8-KMaterial AgreementsFinancial Events

AMERICAN TOWER CORP /MA/ 8-K Report, Material Agreement (Jun 1, 2015)

Filed June 1, 2015For Securities:AMT

Summary

American Tower Corporation (AMT) announced a significant financial transaction on May 29, 2015, involving the issuance of new secured revenue notes totaling $875 million. This issuance, structured through its subsidiary GTP Acquisition Partners I, LLC, will be used to repay and refinance existing debt. The new notes are secured by a portfolio of 3,621 communication sites and their associated cash flows, indicating a strategic move to optimize the company's capital structure.

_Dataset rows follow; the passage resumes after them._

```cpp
extern "C" int hmmr_conv_gemm(const hmmr_conv_desc_t* d, void* stream) {
    HMMR_REQUIRE(d && d->in && d->w && (d->out || d->out2), "hmmr_conv_gemm: null operand");
    const int esz = d->in_dtype == HMMR_BF16 ? 2 : 4;
    const int eps = d->in_dtype == HMMR_F16X3 ? 8 : 16 / esz;
    const int cl2 = ilog2_exact(d->cin);
    HMMR_REQUIRE(cl2 >= 0 && d->cin % eps == 0, "hmmr_conv_gemm: cin=%d must be a power of two >= %d", d->cin, eps);
    const int K = d->kh * d->kw * d->cin + (d->in2 ? d->cin2 : 0);
    HMMR_REQUIRE(d->kh * d->kw <= 32, "hmmr_conv_gemm: at most 32 filter taps");
    const int bke = 128 / esz;
    HMMR_REQUIRE(K % bke == 0, "hmmr_conv_gemm: K=%d must be a multiple of %d", K, bke);
    HMMR_REQUIRE(d->out_dtype != HMMR_F16X3 || d->cout % 8 == 0,
                 "hmmr_conv_gemm: a split (f16x3) output needs cout %% 8 == 0 (rows are whole hi/lo groups)");
    HMMR_REQUIRE(d->ldo % 8 == 0, "hmmr_conv_gemm: ldo=%d must be a multiple of 8", d->ldo);
    const bool px_ok = d->in_px_stride % eps == 0 ||
                       (d->kw == 1 && d->px == 0 && (d->in_px_stride * d->sx) % eps == 0);
    HMMR_REQUIRE(px_ok && d->in_row_stride % eps == 0 && d->in_img_stride % eps == 0,
                 "hmmr_conv_gemm: input strides must keep 16-byte alignment");
    HMMR_REQUIRE(!d->res || d->res_strided || d->ldr % 8 == 0, "hmmr_conv_gemm: ldr must be a multiple of 8");
    HMMR_REQUIRE(!d->res || d->cout % 8 == 0 || (!d->res_strided && d->ldr >= (d->cout + 7) / 8 * 8),
                 "hmmr_conv_gemm: residual rows must be readable up to cout rounded up to 8");
    HMMR_REQUIRE(!d->out2 || (d->scale2 && d->shift2), "hmmr_conv_gemm: out2 needs scale2/shift2");
    HMMR_REQUIRE(!d->pro_scale == !d->pro_shift, "hmmr_conv_gemm: pro_scale and pro_shift go together");
// ... 18 lines not shown
    a.pro_scale = d->pro_scale; a.pro_shift = d->pro_shift;
    a.out_b = d->out_b; a.ldo_b = d->ldo_b; a.n_split = d->n_split; a.relu_b = d->relu_b;
    a.M = d->n_img * d->ho * d->wo; a.K = K; a.cout = d->cout; a.ldo = d->ldo; a.ldr = d->ldr;
    a.Wo = d->wo; a.HoWo = d->ho * d->wo; a.Hin = d->hin; a.Win = d->win;
    a.in_img_stride = d->in_img_stride; a.in_row_stride = d->in_row_stride; a.in_px_stride = d->in_px_stride;
    a.cin_log2 = cl2; a.KH = d->kh; a.KW = d->kw; a.SY = d->sy; a.SX = d->sx; a.PY = d->py; a.PX = d->px;
    a.res_strided = d->res_strided; a.res_img_stride = d->res_img_stride;
    a.res_row_stride = d->res_row_stride; a.res_px_stride = d->res_px_stride;
    a.relu = d->relu; a.tiles_n = 0; a.n_tiles = 0;
    a.kt_per_slice = 0; a.out_slice_stride = 0; a.probe = 0;
    a.in2 = d->in2; a.cin2 = d->in2 ? d->cin2 : 0; a.kt_split = d->cin / bke;
    a.batch = d->batch > 1 ? d->batch : 1;
    a.bz_in = d->batch_in_bytes; a.bz_w = d->batch_w_bytes; a.bz_out = d->batch_out_bytes;
    a.bz_res = d->batch_res_bytes; a.bz_scale = d->batch_scale_bytes; a.bz_shift = d->batch_shift_bytes;
    HMMR_REQUIRE(a.batch == 1 || (a.batch <= 64 && !d->k_order && !d->out_b && !d->in2 && !d->pro_scale &&
                                  ((d->batch_in_bytes | d->batch_w_bytes | d->batch_out_bytes | d->batch_res_bytes | d->batch_scale_bytes | d->batch_shift_bytes) & 15) == 0),
                 "hmmr_conv_gemm: a grouped launch (batch > 1) takes up to 64 problems, strides that are multiples of 16 bytes, "
                 "and no k_order / out_b / in2 / pro_scale");
#ifdef HMMR_GEMM_PROBE
    a.probe = hmmr_debug_state()->gemm_probe;
#endif
    if (a.M <= 0) return 0;
    hipStream_t s = (hipStream_t)stream;
    if (d->k_order == 2 && d->kh == 1 && d->kw == 1) return hmmr_conv1x1_stream(d, s);
    if (d->k_order) {
        HMMR_REQUIRE((d->k_order == 1 || d->k_order == 2) && d->kh == 3 && d->kw == 3 && d->sy == 1 && d->sx == 1 && d->py == 1 && d->px == 1 &&
                     d->ho == d->hin && d->wo == d->win && d->in_px_stride == d->cin && d->in_row_stride == d->win * d->cin &&
                     d->in_img_stride == (int64_t)d->hin * d->win * d->cin && (d->cin * esz) % 128 == 0 &&
                     !d->res && !d->out2 && !d->out_b && !d->pro_scale && !d->in2 && d->split_k <= 1 && d->out && d->cout % 8 == 0,
                     "hmmr_conv_gemm: k_order 1 is for 3x3 / stride 1 / pad 1 convolutions over a dense NHWC tensor with "
                     "cin a multiple of the 128-byte K step and a scale/shift/relu epilogue (no res, out2, out_b, pro_scale, in2, split_k)");
        if (d->k_order == 2) return hmmr_conv3x3_stream(d, s);
        const bool px3 = d->in_dtype == HMMR_F16X3 && d->out_dtype == HMMR_F16X3, pbf = d->in_dtype == HMMR_BF16 && d->out_dtype == HMMR_BF16;
        HMMR_REQUIRE(px3 || pbf, "hmmr_conv_gemm: k_order 1 is built for split (f16x3) and bf16 tensors");
        const int ptile = d->tile ? d->tile : conv_tiles::choose_patch();
        HMMR_REQUIRE(!conv_tiles::fit(ptile, conv_tiles::Problem{1, 0, 0, d->cout, d->in_dtype, 0, 0}, why, sizeof why), "hmmr_conv_gemm: %s", why);
        if (pbf) return launch_patch_tiled<bf16_t, bf16_t>(a, ptile, s);
        return launch_patch_tiled<bsplit_t, bsplit_t>(a, ptile, s);
    }
    const bool in16 = d->in_dtype == HMMR_BF16, in32 = d->in_dtype == HMMR_F32, inx3 = d->in_dtype == HMMR_F16X3;
    const bool out16 = d->out_dtype == HMMR_BF16, out32 = d->out_dtype == HMMR_F32, outx3 = d->out_dtype == HMMR_F16X3;
    HMMR_REQUIRE((in16 || in32 || inx3) && (out16 || out32 || outx3), "hmmr_conv_gemm: unsupported dtypes %d -> %d", d->in_dtype, d->out_dtype);
    const int nk = K / bke;
    int slices = d->split_k > 1 ? d->split_k : 1;
    if (slices > nk) slices = nk;
    slices = (nk + ((nk + slices - 1) / slices) - 1) / ((nk + slices - 1) / slices);
// ... 33 lines not shown
```

### human_dynamics_amd/csrc/resnet.hip

```cpp
#include <stdlib.h>

#include <type_traits>

#include "common.h"
#include "hmmr_hip.h"
#include "workspace.h"

int hmmr_stem_fused(const float* images, int n_real, int n, const void* wts, const float* wscale, const float* bias,
                    const float* pscale, const float* pshift, void* out, int dtype, hipStream_t s,
                    const void* w1, const float* s1, const float* b1, void* out_h1);

static constexpr int IMG = 224, PADH = 230, PADW = 232;

__global__ void stem_repack_split_kernel(const float* __restrict__ img, bsplit_t* __restrict__ out, long long npairs,
                                         long long n_real) {
    for (long long i = (long long)blockIdx.x * blockDim.x + threadIdx.x; i < npairs;
         i += (long long)gridDim.x * blockDim.x) {
        const int xp = (int)(i % (PADW / 2));
        const long long t = i / (PADW / 2);
        const int y = (int)(t % PADH);
        const long long n = t / PADH;
        float v[8];
#pragma unroll
        for (int e = 0; e < 8; ++e) v[e] = 0.f;
        const int sy = y - 3;
        if (n < n_real && (unsigned)sy < (unsigned)IMG) {
#pragma unroll
// ... 329 lines not shown
        const T* res = p.shortcut == HMMR_SC_NONE ? X[cur] : xn;
        const int res_stride = p.shortcut == HMMR_SC_NONE ? U.stride : 1;
        hmmr_conv_desc_t d;
        if (p.shortcut == HMMR_SC_LAUNCH || p.shortcut == HMMR_SC_LAUNCH_WITH_CONV1) {
            d = dense_conv(dt, n, xin, H, U.c_in, 1, U.stride, U.depth, U.shortcut, xn);
            d.pro_scale = ps; d.pro_shift = pb;
            d.k_order = 0;
            if (p.shortcut == HMMR_SC_LAUNCH_WITH_CONV1) {
                d.w = U.sc_c1.w; d.scale = U.sc_c1.scale; d.shift = U.sc_c1.shift; d.k_order = U.sc_c1.k_order;
                d.cout = U.depth + U.base; d.out_b = T1; d.ldo_b = U.base; d.n_split = U.depth; d.relu_b = 1;
            }
            if (hmmr_conv_gemm(&d, s)) return -2;
        }
        if (p.shortcut != HMMR_SC_NONE && prof_mark(pf)) return -2;
        if (p.conv1 == HMMR_CONV1_LAUNCH) {
            d = dense_conv(dt, n, xin, H, U.c_in, 1, 1, U.base, U.conv1, T1);
            d.pro_scale = ps; d.pro_shift = pb; d.relu = 1;
            if (hmmr_conv_gemm(&d, s)) return -2;
        }
        if (prof_mark(pf)) return -2;
        if (p.conv2 == HMMR_CONV2_LAUNCH) {
            d = dense_conv(dt, n, T1, H, U.base, 3, U.stride, U.base, U.conv2, T2);
            d.relu = 1;
            if (hmmr_conv_gemm(&d, s)) return -2;
        }
        if (prof_mark(pf)) return -2;
        if (p.end == HMMR_END_CONV3_LAUNCH) {
            d = dense_conv(dt, n, T2, Ho, U.base, 1, 1, U.depth, sc_in_c3 ? U.c3sc : U.conv3, out);
            if (sc_in_c3) { d.in2 = xin; d.cin2 = U.c_in; } else set_residual(d, res, U.depth, H, res_stride);
            if (pre) { d.out2 = pre; d.scale2 = N.pre_scale; d.shift2 = N.pre_shift; }
            if (hmmr_conv_gemm(&d, s)) return -2;
        } else {
            hmmr_tail_desc_t t = {};
            t.dtype = dt; t.m = n * Ho * Ho; t.c_mid = U.base; t.depth = U.depth; t.ho = t.wo = Ho;
            t.w3 = U.conv3.w; t.scale3 = U.conv3.scale; t.shift3 = U.conv3.shift;
            if (p.conv2 == HMMR_CONV2_IN_TAIL) {
                t.h1 = T1; t.hin = t.win = H; t.w2 = U.conv2.w; t.scale2 = U.conv2.scale; t.shift2 = U.conv2.shift;
            } else t.h2 = T2;
            if (p.end == HMMR_END_TAIL_BF16_STRIDE2) {
                t.conv2_stride = U.stride;
                set_residual(t, res, U.depth, H, res_stride);
                t.out = out; t.out_pre = pre;
                if (pre) { t.pre_scale = N.pre_scale; t.pre_shift = N.pre_shift; }
            } else {
                if (dt == HMMR_F16X3) {
                    t.w3 = U.w3_frag;
// ... 71 lines not shown
```

Before: 39310.

## Add dedicated streaming kernel for stride-2 3x3 convolutions on split tensors

Adds a new kernel for 3x3 stride-2 pad-1 convolutions on f16x3 tensors. It streams filter and input pixel slabs into LDS rings several stages deep with direct global-to-LDS loads, zero-pads the top and left edges from a zero page, and interleaves fragment reads with MFMAs. Adds tile rows and a chooser for it. Dispatch sends matching convolutions with no tile set to it by default, in place of the generic implicit GEMM path. This adds a large hand-scheduled kernel with tight vmcnt and LDS budget assumptions.

```diff
diff --git a/human_dynamics_amd/build.py b/human_dynamics_amd/build.py
--- a/human_dynamics_amd/build.py
+++ b/human_dynamics_amd/build.py
@@ -9,7 +9,7 @@
 CSRC = os.path.join(HERE, "csrc")
 INCLUDE = os.path.join(os.path.dirname(HERE), "include")
 LIB = os.path.join(HERE, "libhmmr_hip.so")
-SOURCES = ["api.cpp", "pack.cpp", "gemm_conv.hip", "conv3x3_stream.hip", "conv1x1_stream.hip", "stem.hip", "bottleneck.hip", "bottleneck_split.hip", "unit_pair.hip", "b1_unit.hip", "resnet.hip", "temporal.hip", "ief.hip", "ief_grad.hip", "movie_grad.hip", "smpl.hip", "smpl_grad.hip", "losses.hip", "eval_metrics.hip", "preprocess.hip", "tube.hip", "track.hip", "handoff.hip", "render.hip", "collage.hip", "person_view.hip", "windows.hip", "video_plan.cpp", "video.cpp", "probe.hip"]
+SOURCES = ["api.cpp", "pack.cpp", "gemm_conv.hip", "conv3x3_stream.hip", "conv1x1_stream.hip", "conv3x3_s2_stream.hip", "stem.hip", "bottleneck.hip", "bottleneck_split.hip", "unit_pair.hip", "b1_unit.hip", "resnet.hip", "temporal.hip", "ief.hip", "ief_grad.hip", "movie_grad.hip", "smpl.hip", "smpl_grad.hip", "losses.hip", "eval_metrics.hip", "preprocess.hip", "tube.hip", "track.hip", "handoff.hip", "render.hip", "collage.hip", "person_view.hip", "windows.hip", "video_plan.cpp", "video.cpp", "probe.hip"]
 HIPCC = os.environ.get("HIPCC", "/opt/rocm/bin/hipcc")
 FLAGS = ["--offload-arch=gfx950", "-O3", "-std=c++17", "-fPIC", "-fno-slp-vectorize", "-I", INCLUDE, "-I", CSRC,
          "-Wall", "-Wno-unused-function"]
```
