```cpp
template <int BT, int BK, int KG>
__global__ __launch_bounds__(256 * KG, KG > 1 ? 1 : (BT >= 128 ? 2 : 3)) void igemm_wgrad2d_kernel(const IgemmWgrad2dParams p) {
  static_assert(KG == 1 || (size_t)KG * 2 * BK * (2 * BT) >= (size_t)BT * BT, "the staging LDS must hold one accumulator tile for the group reduction");
  constexpr int NCH = (BK * BT / 8 >= 256) ? 2 : 1;
  constexpr int CA = BT / (4 * NCH), RA = 256 / CA, PA = BK / RA, C2 = BT / 2;
  static_assert(PA >= 1 && BK % RA == 0, "tile/thread mapping");
  constexpr int WT = BT / 2, TM = WT / 32, TN = WT / 32;
  extern __shared__ __attribute__((aligned(16))) float lds_dyn[];
  typedef float StageBuf[BK * 2 * BT];
  const int kg = KG > 1 ? __builtin_amdgcn_readfirstlane((int)threadIdx.x >> 8) : 0;
  StageBuf* lds = reinterpret_cast<StageBuf*>(lds_dyn) + kg * 2;
  const int tid = threadIdx.x & 255, lane = tid & 63, wave = tid >> 6;
  const int wm = wave >> 1, wn = wave & 1;
  const int tiles = p.grid_m * p.grid_n;
  const int lb = nnl_xcd_remap((int)blockIdx.x, (int)gridDim.x);
  const int split = lb / tiles;
  const int t_id = lb - split * tiles;
  const int tile_n = p.n_fast ? t_id % p.grid_n : t_id / p.grid_m;
  const int tile_m = p.n_fast ? t_id / p.grid_n : t_id - tile_n * p.grid_m;
  const int m0 = tile_m * BT, n0 = tile_n * BT;
  int k_begin = split * p.k_per_split;
  int k_end = min(k_begin + p.k_per_split, p.Kp);
  int nk = (k_end - k_begin + BK - 1) / BK;
  if constexpr (KG > 1) {
    const int sub = ((p.k_per_split / KG + BK - 1) / BK) * BK;
    nk = sub / BK;
    k_begin = min(k_begin + kg * sub, k_end);
    k_end = min(k_begin + sub, k_end);
  }
  const __amdgpu_buffer_rsrc_t ra_src = __builtin_amdgcn_make_buffer_rsrc(const_cast<float*>(p.a), 0, (int)p.a_bytes, 0x00020000);
  const __amdgpu_buffer_rsrc_t rb_src = __builtin_amdgcn_make_buffer_rsrc(const_cast<float*>(p.b), 0, (int)p.b_bytes, 0x00020000);

  const int pos = n0 / p.C, xi = pos >> 2, nu = pos & 3;
  const float cp0 = xi < 3 ? 1.f : 0.f, cp1 = xi == 0 ? 0.f : (xi == 2 ? -1.f : 1.f);
  const float cq0 = nu < 3 ? 1.f : 0.f, cq1 = nu == 0 ? 0.f : (nu == 2 ? -1.f : 1.f);
  const float a00 = cp0 * cq0, a01 = cp0 * cq1, a10 = cp1 * cq0, a11 = cp1 * cq1;
  const int rb_ = xi < 2 ? 2 : 1, cb_ = nu < 2 ? 2 : 1;
  const float sr = xi == 1 ? 1.f : -1.f, sc = nu == 1 ? 1.f : -1.f;

  const int ca = tid % CA, row0 = tid / CA;
  const int a_col = m0 + ca * 4, b_col = n0 - pos * p.C + ca * 4;
  const bool a_cok = a_col < p.Mc;
  const int a_px = p.Mc * 4, a_row = p.W * p.Mc * 4, b_px = p.C * 4, b_row = p.W * p.C * 4;
  const int bd00 = xi * b_row + nu * b_px, bd01 = xi * b_row + cb_ * b_px, bd10 = rb_ * b_row + nu * b_px, bd11 = rb_ * b_row + cb_ * b_px;

  const int HW2 = p.H2 * p.W2;
  const int adv_n = BK / HW2, adv_r = BK - adv_n * HW2, adv_i = adv_r / p.W2, adv_j = adv_r - adv_i * p.W2;
  const int a_adv = adv_n * p.H * a_row + adv_i * 2 * a_row + adv_j * 2 * a_px, b_adv = adv_n * p.H * b_row + adv_i * 2 * b_row + adv_j * 2 * b_px;
  const int a_jwrap = 2 * a_row - p.W2 * 2 * a_px, b_jwrap = 2 * b_row - p.W2 * 2 * b_px;
  const int a_iwrap = p.H * a_row - p.H2 * 2 * a_row, b_iwrap = p.H * b_row - p.H2 * 2 * b_row;
  int r_k[PA], r_i[PA], r_j[PA], a_off[PA], b_off[PA];
#pragma unroll
  for (int s = 0; s < PA; ++s) {
    const int k = k_begin + row0 + s * RA;
    const int n = k / HW2, rem = k - n * HW2;
    const int qi = rem / p.W2, qj = rem - qi * p.W2;
    r_k[s] = k; r_i[s] = 2 * qi; r_j[s] = 2 * qj;
    a_off[s] = ((n * p.H + 2 * qi) * p.W + 2 * qj) * a_px + a_col * 4;
    b_off[s] = ((n * p.H + 2 * qi - 1) * p.W + 2 * qj - 1) * b_px + b_col * 4;
  }
  const int adv_i2 = 2 * adv_i, adv_j2 = 2 * adv_j, W22 = 2 * p.W2, H22 = 2 * p.H2;
  auto advance = [&]() {
#pragma unroll
    for (int s = 0; s < PA; ++s) {
      r_k[s] += BK;
      int j = r_j[s] + adv_j2, i = r_i[s] + adv_i2, ao = a_off[s] + a_adv, bo = b_off[s] + b_adv;
      const bool jw = j >= W22;
      j -= jw ? W22 : 0; i += jw ? 2 : 0; ao += jw ? a_jwrap : 0; bo += jw ? b_jwrap : 0;
      const bool iw = i >= H22;
      i -= iw ? H22 : 0; ao += iw ? a_iwrap : 0; bo += iw ? b_iwrap : 0;
      r_j[s] = j; r_i[s] = i; a_off[s] = ao; b_off[s] = bo;
    }
  };
  f32x4 ra[PA][NCH][4], rb[PA][NCH][4];
  auto load_tile = [&]() {
#pragma unroll
    for (int s = 0; s < PA; ++s) {
      const bool ok = r_k[s] < k_end;
      const int i2 = r_i[s], j2 = r_j[s];
      const bool okA = ok && a_cok, h1 = i2 < p.H - 1, w1 = j2 < p.W - 1;
      const unsigned ao = (unsigned)a_off[s];
      const unsigned a0 = (a00 != 0.f && okA) ? ao : 0xFFFFFFFFu, a1 = (a01 != 0.f && okA && w1) ? ao : 0xFFFFFFFFu;
      const unsigned a2 = (a10 != 0.f && okA && h1) ? ao : 0xFFFFFFFFu;
      const unsigned a3 = (a11 != 0.f && okA && h1 && w1) ? ao : 0xFFFFFFFFu;
      const bool ra_ok = (unsigned)(i2 - 1 + xi) < (unsigned)p.H, rb_ok = (unsigned)(i2 - 1 + rb_) < (unsigned)p.H;
      const bool ca_ok = (unsigned)(j2 - 1 + nu) < (unsigned)p.W, cb_ok = (unsigned)(j2 - 1 + cb_) < (unsigned)p.W;
      const unsigned b0 = (ok && ra_ok && ca_ok) ? (unsigned)(b_off[s] + bd00) : 0xFFFFFFFFu;
      const unsigned b1 = (ok && ra_ok && cb_ok) ? (unsigned)(b_off[s] + bd01) : 0xFFFFFFFFu;
      const unsigned b2 = (ok && rb_ok && ca_ok) ? (unsigned)(b_off[s] + bd10) : 0xFFFFFFFFu;
      const unsigned b3 = (ok && rb_ok && cb_ok) ? (unsigned)(b_off[s] + bd11) : 0xFFFFFFFFu;
#pragma unroll
      for (int h = 0; h < NCH; ++h) {
        const unsigned so = (unsigned)(h * C2 * 4);
        ra[s][h][0] = buf_load4(ra_src, a0, so); ra[s][h][1] = buf_load4(ra_src, a1, so + (unsigned)a_px);
        ra[s][h][2] = buf_load4(ra_src, a2, so + (unsigned)a_row); ra[s][h][3] = buf_load4(ra_src, a3, so + (unsigned)(a_row + a_px));
        rb[s][h][0] = buf_load4(rb_src, b0, so); rb[s][h][1] = buf_load4(rb_src, b1, so);
        rb[s][h][2] = buf_load4(rb_src, b2, so); rb[s][h][3] = buf_load4(rb_src, b3, so);
      }
    }
  };
  auto store_tile = [&](int buf) {
    float* As = lds[buf];
    float* Bs = As + BK * BT;
#pragma unroll
    for (int s = 0; s < PA; ++s) {
      f32x4 va[NCH], vb[NCH];
#pragma unroll
      for (int h = 0; h < NCH; ++h) va[h] = ra[s][h][0];
      if (a01 != 0.f) {
        asm volatile("" ::: "memory");
#pragma unroll
        for (int h = 0; h < NCH; ++h)
#pragma unroll
          for (int e = 0; e < 4; ++e) va[h][e] = __builtin_fmaf(a01, ra[s][h][1][e], va[h][e]);
      }
      if (a10 != 0.f) {
        asm volatile("" ::: "memory");
#pragma unroll
        for (int h = 0; h < NCH; ++h)
#pragma unroll
          for (int e = 0; e < 4; ++e) va[h][e] = __builtin_fmaf(a10, ra[s][h][2][e], va[h][e]);
      }
      if (a11 != 0.f) {
        asm volatile("" ::: "memory");
#pragma unroll
        for (int h = 0; h < NCH; ++h)
#pragma unroll
          for (int e = 0; e < 4; ++e) va[h][e] = __builtin_fmaf(a11, ra[s][h][3][e], va[h][e]);
      }
#pragma unroll
      for (int h = 0; h < NCH; ++h) {
#pragma unroll
        for (int e = 0; e < 4; ++e)
          vb[h][e] = __builtin_fmaf(sr, __builtin_fmaf(sc, rb[s][h][3][e], rb[s][h][2][e]), __builtin_fmaf(sc, rb[s][h][1][e], rb[s][h][0][e]));
        *reinterpret_cast<f32x4*>(As + (row0 + s * RA) * BT + h * C2 + ca * 4) = va[h];
        *reinterpret_cast<f32x4*>(Bs + (row0 + s * RA) * BT + h * C2 + ca * 4) = vb[h];
      }
    }
  };

  f32x16 acc[TM][TN];
#pragma unroll
  for (int i = 0; i < TM; ++i)
#pragma unroll
    for (int j = 0; j < TN; ++j)
#pragma unroll
      for (int e = 0; e < 16; ++e) acc[i][j][e] = 0.f;
  const int l31 = lane & 31, lh = lane >> 5;
  auto compute = [&](int buf) {
    const float* As = lds[buf] + lh * BT + wm * WT + l31;
    const float* Bs = lds[buf] + BK * BT + lh * BT + wn * WT + l31;
    float af[2][TM], bf[2][TN];
#pragma unroll
    for (int i = 0; i < TM; ++i) af[0][i] = As[i * 32];
#pragma unroll
    for (int j = 0; j < TN; ++j) bf[0][j] = Bs[j * 32];
#pragma unroll
    for (int kk = 0; kk < BK / 2; ++kk) {
      const int c = kk & 1, n = c ^ 1;
      if (kk + 1 < BK / 2) {
#pragma unroll
        for (int i = 0; i < TM; ++i) af[n][i] = As[(kk + 1) * 2 * BT + i * 32];
#pragma unroll
        for (int j = 0; j < TN; ++j) bf[n][j] = Bs[(kk + 1) * 2 * BT + j * 32];
        __builtin_amdgcn_sched_barrier(0);
      }
#pragma unroll
      for (int i = 0; i < TM; ++i)
#pragma unroll
        for (int j = 0; j < TN; ++j)
          acc[i][j] = __builtin_amdgcn_mfma_f32_32x32x2f32(af[c][i], bf[c][j], acc[i][j], 0, 0, 0);
    }
  };

  if (nk > 0) {
    load_tile();
    store_tile(0);
    __syncthreads();
    int cur = 0;
    for (int kt = 0; kt < nk; ++kt) {
      if (kt + 1 < nk) advance();
      load_tile();
      __builtin_amdgcn_sched_barrier(0);
      compute(cur);
      __builtin_amdgcn_sched_barrier(0);
      store_tile(cur ^ 1);
      __syncthreads();
      cur ^= 1;
    }
  }
  if constexpr (KG > 1) {
    float* scratch = lds_dyn;
    for (int g = 1; g < KG; ++g) {
      if (kg == g) {
#pragma unroll
        for (int i = 0; i < TM; ++i)
#pragma unroll
          for (int j = 0; j < TN; ++j)
#pragma unroll
            for (int e = 0; e < 16; ++e) scratch[((i * TN + j) * 16 + e) * 256 + tid] = acc[i][j][e];
      }
      __syncthreads();
      if (kg == 0) {
#pragma unroll
        for (int i = 0; i < TM; ++i)
#pragma unroll
          for (int j = 0; j < TN; ++j)
#pragma unroll
            for (int e = 0; e < 16; ++e) acc[i][j][e] += scratch[((i * TN + j) * 16 + e) * 256 + tid];
      }
      __syncthreads();
    }
    if (kg != 0) return;
  }
  float* out = p.y + (long)split * p.Mc * p.Nc;
  const int row_h = lh * 4;
#pragma unroll
  for (int j = 0; j < TN; ++j) {
    const int col = n0 + wn * WT + j * 32 + l31;
#pragma unroll
    for (int i = 0; i < TM; ++i) {
#pragma unroll
      for (int e = 0; e < 16; ++e) {
        const int row = m0 + wm * WT + i * 32 + (e & 3) + 8 * (e >> 2) + row_h;
        if (col < p.Nc && row < p.Mc) out[(long)row * p.Nc + col] = acc[i][j][e];
      }
    }
  }
}
```

### neuralnetworklibrary_amd/ops.py

```python
import collections
import contextlib
import ctypes
import os
import weakref

import numpy as np
import torch

from . import _lib
from ._lib import check, lib, ptr, require_cuda, stream

__all__ = ['mse_loss', 'bce_with_logits', 'fbeta', 'scaled_sigmoid', 'embdotbias', 'index_error_flag', 'raise_if_index_error', 'conv2d', 'to_nhwc', 'from_nhwc', 'linear', 'bn_act', 'concat_pool2d', 'TabularPlan', 'tab_embed_concat', 'embedding_renorm_drop', 'retina_loss', 'image_aug']

_ERR_FLAGS = {}


def _flags(device):
    key = (device.type, device.index)
    if key not in _ERR_FLAGS:
        _ERR_FLAGS[key] = torch.zeros(2, dtype=torch.int32, device=device)
    return _ERR_FLAGS[key]


def index_error_flag(device):
# ... 98 lines not shown
class _BCEWithLogits(torch.autograd.Function):

    @staticmethod
    def forward(ctx, input, target):
        require_cuda(input, target)
        x, t = _f32c(input).reshape(-1), _f32c(target).reshape(-1)
        n = x.numel()
        loss = torch.empty((), dtype=torch.float32, device=x.device)
        wsb = int(lib.nnl_bce_logits_workspace_bytes(n))
        ws = _workspace(wsb, x.device)
        check(lib.nnl_bce_logits_fwd(ptr(x), ptr(t), ptr(loss), n, ptr(ws), wsb, stream()))
        ctx.save_for_backward(x, t)
        ctx.shape = input.shape
        return loss

    @staticmethod
    def backward(ctx, dloss):
        x, t = ctx.saved_tensors
        g = _f32c(dloss).reshape(1)
        dx = torch.empty_like(x)
        check(lib.nnl_bce_logits_bwd(ptr(x), ptr(t), ptr(g), ptr(dx), x.numel(), stream()))
        return dx.view(ctx.shape), None
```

This refinancing provides American Tower with substantial new capital while potentially lowering borrowing costs and extending debt maturities. The fixed interest rates on the new notes, 2.350% for Series 2015-1 and 3.482% for Series 2015-2, appear favorable, particularly given the credit ratings of Aaa(sf)/AAA(sf). Investors should note the collateral backing these new obligations and the specific terms related to cash flow allocation and potential amortization, which are designed to protect noteholders.

Key Highlights

  • 1Issuance of $350 million Series 2015-1 Secured Revenue Notes and $525 million Series 2015-2 Secured Revenue Notes by GTP Acquisition Partners I, LLC.
  • 2The net proceeds from the new notes were used to repay existing secured tower revenue notes, including Series 2011-1, 2011-2, and 2013-1.
  • 3The new notes are secured by 3,621 communication sites and their operating cash flows.
  • 4Series 2015-1 Notes carry a 2.350% interest rate, maturing in June 2045 (anticipated repayment June 2020).
  • 5Series 2015-2 Notes carry a 3.482% interest rate, maturing in June 2050 (anticipated repayment June 2025).
  • 6The notes have high credit ratings (Aaa(sf)/AAA(sf)), indicating strong security and creditworthiness.
  • 7Covenants restrict GTP Entities from incurring additional indebtedness or encumbering assets further.